Assignment: Transcribe the line with "const PkSceneK k = scene();" and all the lines that follow it in the material below, exactly as they stand.

Segment Start: Extracted entries

__device__ unsigned long long g_splitStats[4];
struct alignas(4) TriWords { float w[16]; };
__device__ __forceinline__ int rfl(int v) { return __builtin_amdgcn_readfirstlane(v); }
__device__ __forceinline__ unsigned ld_ag(const unsigned *p) { return __hip_atomic_load(p, __ATOMIC_RELAXED, __HIP_MEMORY_SCOPE_AGENT); }
__device__ __forceinline__ void st_ag(unsigned *p, unsigned v) { __hip_atomic_store(p, v, __ATOMIC_RELAXED, __HIP_MEMORY_SCOPE_AGENT); }
__device__ __forceinline__ void stores_done() { __builtin_amdgcn_fence(__ATOMIC_RELEASE, "workgroup"); asm volatile("s_waitcnt vmcnt(0)" ::: "memory"); }
__device__ __forceinline__ void loads_after() { __builtin_amdgcn_fence(__ATOMIC_ACQUIRE, "workgroup"); }
__device__ __forceinline__ unsigned xcc_id() { return (unsigned)__builtin_amdgcn_s_getreg(20 | (0 << 6) | ((4 - 1) << 11)) & 7u; }
__device__ __forceinline__ float rflf(float v) { return i2f(__builtin_amdgcn_readfirstlane(f2i(v))); }

struct PkUniform {
    int blk, p, dm0;
    unsigned long long lanes;
};
struct alignas(16) PkBlockWords { float w[PBLOCK_WORDS]; };
struct alignas(16) Frame4 { unsigned a, b, c, d; };
__device__ __forceinline__ int pk_hit8_fast(const RayPre &r, const PkBlockWords &B) {
    const float tx0 = (B.w[8] - r.o.x) * r.inv.x, tx1 = (B.w[9] - r.o.x) * r.inv.x, tx2 = (B.w[10] - r.o.x) * r.inv.x;
// ... 72 lines not shown
    L.mfound = 1;
    L.mKey = better ? L.leafKey : L.mKey; L.mDist = better ? t : L.mDist; L.mU = better ? u : L.mU; L.mV = better ? v : L.mV;
    L.mRef = better ? r : L.mRef; L.mLeaf = better ? L.leafNode : L.mLeaf;
}

template <class KeyFn>
__device__ __forceinline__ void pk_scan_leaf(const float *__restrict__ refT, int r0, int r1, Lane &L, const SceneView &S, bool keyed, KeyFn entry_key) {
    const char *pt = reinterpret_cast<const char *>(refT) + (size_t)r0 * TRI_REC_BYTES;
    auto test = [&](const TriWords &q, int r) {
        float u, v, t;
        PkTriMid m;
        if (pk_tri_pre(q, L, m)) {
            if (pk_tri_hit(q, L, m, u, v, t)) {
                if (!keyed) L.leafKey = entry_key();
                pk_candidate(L, S, r, u, v, t);
            }
        }
    };
    TriWords qA = *reinterpret_cast<const TriWords *>(pt);
    int r = r0;
    for (;;) {
        const TriWords qB = *reinterpret_cast<const TriWords *>(pt + TRI_REC_BYTES);
        test(qA, r);
        if (r + 1 >= r1) break;
        qA = *reinterpret_cast<const TriWords *>(pt + 2 * TRI_REC_BYTES);
        test(qB, r + 1);
        r += 2; pt += 2 * TRI_REC_BYTES;
        if (r >= r1) break;
    }
}

constexpr unsigned PK_KERNARG_SCENE = 8 * 8, PK_KERNARG_ARGS = PK_KERNARG_SCENE + (unsigned)sizeof(SceneView);
static_assert(sizeof(SceneView) % 8 == 0 && alignof(PacketArgs) == 8, "kernel-argument offsets of k_packet");
typedef const __attribute__((address_space(4))) PacketArgs *PkArgsK;
typedef const __attribute__((address_space(4))) SceneView *PkSceneK;
struct PkKernarg {
    unsigned long long base;
    __device__ __forceinline__ PkKernarg() : base((unsigned long long)__builtin_amdgcn_kernarg_segment_ptr()) {}
    __device__ __forceinline__ void fresh() {
        unsigned lo = (unsigned)__builtin_amdgcn_readfirstlane((int)(unsigned)base), hi = (unsigned)__builtin_amdgcn_readfirstlane((int)(unsigned)(base >> 32));
        asm volatile("" : "+s"(lo), "+s"(hi));
        base = (unsigned long long)lo | ((unsigned long long)hi << 32);
    }
    __device__ __forceinline__ PkArgsK args() const { return (PkArgsK)(base + PK_KERNARG_ARGS); }
    __device__ __forceinline__ PkSceneK scene() const { return (PkSceneK)(base + PK_KERNARG_SCENE); }
    __device__ __forceinline__ SceneView result_view() const {
        const PkSceneK k = scene();
        SceneView v = {};
        v.refG = k->refG; v.refN = k->refN; v.meshes = k->meshes; v.childDfs = k->childDfs; v.objects = k->objects;
        return v;
    }
};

Segment End: Extracted entries

Answer to this exercise:
        const PkSceneK k = scene();
        SceneView v = {};
        v.refG = k->refG; v.refN = k->refN; v.meshes = k->meshes; v.childDfs = k->childDfs; v.objects = k->objects;
        return v;
    }
};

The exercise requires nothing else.